WORK INSTRUCTION: Copy out every line of the data that has the word "lower" somewhere in it.

Collected data
################

# mfkiwl/conan-slam

Hardware: AMD Instinct MI355X
Metric: ekf_update_steps_per_sec (higher is better)
Workload: dtype f32

## Files before the change

### conan_slam_amd/csrc/cslam_ekf.hip

```cpp
#include <hip/hip_runtime.h>

#include <algorithm>
#include <atomic>
#include <cfloat>
#include <cmath>
#include <cstdint>
#include <cstdlib>
#include <new>
#include <string>
#include <thread>
#include <vector>

#include "cslam_common.hpp"
#include "device_owners.hpp"
#include "ekf_kernels.hpp"
#include "ekf_kernels_fast.hpp"
#include "ekf_landmark_kernels.hpp"
#include "ekf_lookahead.hpp"
#include "ekf_options.hpp"
#include "ekf_pending_store.hpp"
#include "ekf_pgemm_limbs.hpp"
#include "ekf_pose_kernels.hpp"
#include "ekf_staging.hpp"
#include "host_linalg.hpp"
// ... 1629 lines not shown
        wa.w_b     = nu == 2 ? ub.pp.w : 0;
        wa.model_a = la.model.get();
        wa.model_b = la.model.get() + 1;
        wa.Gt_a    = la.fo[0].Gt.get();
        wa.u_a     = la.fo[0].U.get();
        wa.M_a     = la.fo[0].M.get();
        wa.sub_a   = la.fo[0].sub.get();
        wa.Gt_b    = la.fo[1].Gt.get();
        wa.u_b     = la.fo[1].U.get();
        wa.M_b     = la.fo[1].M.get();
        wa.sub_b   = la.fo[1].sub.get();
        wa.Y_b     = la.Y.get();
        wa.W1a     = wbase(pend.wcur) + (size_t)pend.kp * ldp;
        wa.W1b     = wa.W1a + (size_t)2 * ua.m * ldp;
        wa.ldw     = ldp;
        wa.wv_out  = ws.dWv.get();
        wa.snap    = LaSnapJob{nullptr, nullptr, nullptr, nullptr, 0};
        return wa;
    }

    int la_launch_window(bool may_hold = false)
    {
        if (la_n == 0)
        {
            return CSLAM_OK;
        }
        const int   nu = la_n;
        const LaUpd ua = la_q[0], ub = la_q[nu - 1];
        const int   ka = 2 * ua.m, kb = nu == 2 ? 2 * ub.m : 0;
        la_n = 0;
        const PredictArgs<T> held = pp;
        int rc = use_device();
        if (rc)
        {
            return rc;
        }
        if (pend.kp > 256 && (rc = flush()))
        {
            return rc;
        }
        if ((rc = ensure_k(2 * kLaMaxObs)) || (rc = ensure_w(ka + kb)) || (rc = la_ensure(pend.kp)))
        {
            return rc;
        }
        if (opt.lower && (rc = ensure_tile_list(round_up(n, kTile) / kTile)))
        {
            return rc;
        }
        const bool safe = g_engines.load() > 1;
        const unsigned n_blocks = (unsigned)(3 + ka + 2 * kb);
        const bool hold = may_hold && opt.la_hold_wide && opt.la_fused && !safe && nu == 2 && std::is_same<T, float>::value &&
                 !la.stamps.get();
        auto launch_chain = [&]() -> int {
            const LaChainArgs<T> ch = la_chain_args(ua, ub, nu, hold, la_target + n_blocks, ++la_seq);
            if (std::max(ka, kb) <= 32)
            {
                hipLaunchKernelGGL((ekf_la_chain_kernel<T, 32>), dim3(1), dim3(256), la_chain_lds<T>(32), stream_f, ch);
            }
            else
            {
                hipLaunchKernelGGL((ekf_la_chain_kernel<T, 64>), dim3(1), dim3(256), la_chain_lds<T>(64), stream_f, ch);
            }
            CSLAM_HIP_TRY(hipGetLastError());
            CSLAM_HIP_TRY(hipEventRecord(la.ev_fb.get(), stream_f));
            return CSLAM_OK;
        };
        if (!safe && (rc = launch_chain()))
        {
            return rc;
        }
        bool use_mirror = false;
        if constexpr (std::is_same<T, float>::value)
        {
            use_mirror = opt.la_mirror &&
                         (pend.kp == 0 || (pend.mirror_covers(pend.kp, n) && pend.kp <= 128 && pend.kp % 4 == 0));
        }
        const int  k8f       = round_up(pend.kp, 8);
        const bool pg_signal = !opt.la_wg_signal && !safe && pend.kp > 0 && seq.count == 0 && sizeof(T) == 4 && k8f <= 128 &&
                               opt.lower && ldp < 32768 && !limbs_take(k8f) && stream_b == stream &&
                               pend.hd_cols[pend.wcur] == 0;
        if constexpr (std::is_same<T, float>::value)
        {
            if (use_mirror)
            {
                hipLaunchKernelGGL(ekf_la_blocks_mirror_kernel, dim3(n_blocks), dim3(256), 0, stream,
                                   la_prep_args(ua, ub, nu, hold, pg_signal), la_mirror_args(ua, ub, nu, hold));
            }
        }
        if (!use_mirror)
        {
            hipLaunchKernelGGL(ekf_la_rows_kernel<T>, dim3(ka + kb), dim3(128), 0, stream, la_rows_args(ua, ub, nu, hold));
            rows_launches++;
            hipLaunchKernelGGL(ekf_la_blocks_kernel<T>, dim3(n_blocks), dim3(64), 0, stream, la_prep_args(ua, ub, nu, hold, pg_signal));
        }
        CSLAM_HIP_TRY(hipGetLastError());
        if (safe)
        {
            CSLAM_HIP_TRY(hipEventRecord(la.ev_raw.get(), stream));
            CSLAM_HIP_TRY(hipStreamWaitEvent(stream_f, la.ev_raw.get(), 0));
            if ((rc = launch_chain()))
            {
                return rc;
            }
        }
        la_target += n_blocks;
        la_sig_add = pg_signal ? n_blocks : 0u;
        rc         = flush();
        if (la_sig_add != 0)
        {
            const unsigned add = la_sig_add;
            la_sig_add         = 0;
            hipLaunchKernelGGL(ekf_la_signal_kernel, dim3(1), dim3(64), 0, stream, la.done.get(), add);
        }
        if (rc)
        {
            return rc;
        }
        bool fused = false;
        if constexpr (std::is_same<T, float>::value)
        {
            if (opt.la_fused)
            {
                fused = true;
                la_held.wa  = la_wide_args(ua, ub, nu, hold);
                la_held.k64 = opt.la_k64 && ua.m == 32 && ub.m == 32;
                la_held.wt = (opt.la_mirror && la_held.k64 && pend.kp == 0) ? la_WT.get() : nullptr;
                pend.mirror_written(la_held.wt ? ka + kb : 0, n);
                la_held.grid  = (unsigned)(round_up(n, kTile) / 32);
                la_held.valid = true;
                if (!hold && (rc = la_launch_held_wide(nullptr)))
                {
                    return rc;
                }
                last_slot = nullptr;
                last_k    = 0;
                pend.appended(ka + kb);
                sub_valid = false;
            }
        }
        if (!fused && ((rc = la_wide(ua, la.fo[0], la.ev_fb.get())) || (nu == 2 && (rc = la_wide(ub, la.fo[1], nullptr)))))
        {
            return rc;
        }
        pp = held;
        la_windows++;
        return (la.stamps.get() && la_windows == 300) ? la_report_stamps() : CSLAM_OK;
    }

    int la_report_stamps()
    {
        long long h[32];
        CSLAM_HIP_TRY(hipStreamSynchronize(stream));
        CSLAM_HIP_TRY(hipMemcpy(h, la.stamps.get(), sizeof(h), hipMemcpyDeviceToHost));
        fprintf(stderr, "[cslam la wide stamps, 10 ns ticks] ids+columns issue:%lld poll+DMA wait:%lld pht_a:%lld gain_a:%lld store+share W1_a:%lld pht_b+corr:%lld share+G_b:%lld gain_b:%lld store_b:%lld\n",
                h[17] - h[16], h[18] - h[17], h[19] - h[18], h[20] - h[19], h[21] - h[20], h[22] - h[21], h[23] - h[22],
                h[24] - h[23], h[25] - h[24]);
        fprintf(stderr, "[cslam la stamps, cycles] load+observe:%lld sums:%lld symmetrise:%lld cholesky:%lld (first half %lld) inverse:%lld outputs:%lld total:%lld\n",
                h[6] - h[0], h[7] - h[6], h[1] - h[7], h[2] - h[1], h[5] ? h[5] - h[1] : 0, h[3] - h[2], h[4] - h[3], h[4] - h[0]);
        return CSLAM_OK;
    }

    int la_drain() override { return la_n ? la_launch_window() : la_launch_held_wide(nullptr); }

    int update(const void* Zv, int m, const void* Rv, const int* idf, int batch, bool on_device) override
    {
        if (m < 0 || !Rv || (m > 0 && (!Zv || !idf)))
        {
            return fail(CSLAM_ERR_BAD_ARG, "update: bad arguments (m=%d)", m);
        }
        if (m == 0)
        {
            return CSLAM_OK;
        }
        int rc = use_device();
        if (rc)
        {
            return rc;
        }
        const T*   R    = static_cast<const T*>(Rv);
        const T*   dZ   = static_cast<const T*>(Zv);
        const int* dIdf = idf;
        if (!on_device)
        {
            const int nf = (n - 3) / 2;
            for (int i = 0; i < m; i++)
            {
                if (idf[i] < 1 || idf[i] > nf)
                {
                    return fail(CSLAM_ERR_BAD_ARG, "update: idf[%d]=%d outside 1..%d", i, idf[i], nf);
                }
            }
            if ((rc = la_launch_held_wide(nullptr)) || (rc = stage_obs(Zv, idf, m, false, &dZ, &dIdf)))
            {
                return rc;
            }
        }
        if (batch && la_eligible(m))
        {
            return la_enqueue(dZ, dIdf, m, R, on_device);
        }
        if ((rc = la_drain()))
        {
            return rc;
        }
        if (batch)
        {
            return batch_on_device(dZ, dIdf, m, R, false);
        }
        if ((rc = resolve_predict()))
        {
            return rc;
        }
        if (opt.seq_defer)
        {
            if ((rc = ensure_w(2 * m + 8)))
            {
                return rc;
            }
            if (pend.kp + 2 * m + 6 > pend.wcap && (rc = flush()))
            {
                return rc;
            }
        }
        kp_call_limit = opt.seq_defer ? pend.kp + 2 * m : 0;
        for (int i = 0; i < m; i++)
        {
            if ((rc = batch_on_device(dZ + 2 * i, dIdf + i, 1, R, opt.seq_defer != 0)))
            {
                kp_call_limit = 0;
                return rc;
            }
        }
        kp_call_limit = 0;
        if (!opt.pipeline && defer_max == 0 && (rc = flush()))
        {
            return rc;
        }
        return CSLAM_OK;
    }

    int augment(const void* Zv, int q, const void* Rv) override
    {
        if (q < 0 || !Rv || (q > 0 && !Zv))
        {
            return fail(CSLAM_ERR_BAD_ARG, "augment: bad arguments (q=%d)", q);
        }
        if (n + 2 * q > ncap)
        {
            return fail(CSLAM_ERR_CAPACITY, "augment: %d features would exceed max_landmarks=%d", (n - 3) / 2 + q, nmax);
        }
        int rc = use_device();
        if (rc)
        {
            return rc;
        }
        if (q > 0 && (rc = wait_pgemm()))
        {
            return rc;
        }
        const T* Z = static_cast<const T*>(Zv);
        const T* R = static_cast<const T*>(Rv);
        for (int i = 0; i < q; i++)
        {
            hipLaunchKernelGGL(ekf_augment_kernel<T>, dim3((n + 255) / 256), dim3(256), 0, stream, dX.get(), dP.get(),
                               dPv.get(), ldp, n, Z[2 * i], Z[2 * i + 1], R[0], R[1], R[2], R[3], opt.lower);
            CSLAM_HIP_TRY(hipGetLastError());
            n += 2;
        }
        return CSLAM_OK;
    }

    int observe_heading(double phi, int use) override
    {
        if (!use)
        {
            return CSLAM_OK;
        }
        T   sigma = (T)(((double)0.01f * kPi) / 180.0);
        int rc    = queue_step(pp, HeadingArgs<T>{1, (T)phi, sigma * sigma});
        if (rc || opt.fuse_predict)
        {
            return rc;
        }
        return launch_pose_queue();
    }

    int factor_status(int* flags, int clear) override
    {
        if (!flags)
        {
            return fail(CSLAM_ERR_BAD_ARG, "factor_status: null");
        }
        int rc = use_device();
        if (rc || (rc = la_drain()))
        {
            return rc;
        }
        CSLAM_HIP_TRY(hipMemcpyAsync(hFlags.get(), dFlags.get(), 2 * sizeof(int), hipMemcpyDeviceToHost, stream));
        CSLAM_HIP_TRY(hipStreamSynchronize(stream));
        int f = sticky_host;
        if (hFlags[0] & kFlagZeroed)
        {
            f |= CSLAM_FACTOR_ZEROED;
        }
        if (hFlags[0] & kFlagBadIdf)
        {
            f |= CSLAM_FACTOR_BAD_IDF;
// ... 740 lines not shown
```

################

RESULT OF THIS TASK:
        if (opt.lower && (rc = ensure_tile_list(round_up(n, kTile) / kTile)))
                               opt.lower && ldp < 32768 && !limbs_take(k8f) && stream_b == stream &&
                               dPv.get(), ldp, n, Z[2 * i], Z[2 * i + 1], R[0], R[1], R[2], R[3], opt.lower);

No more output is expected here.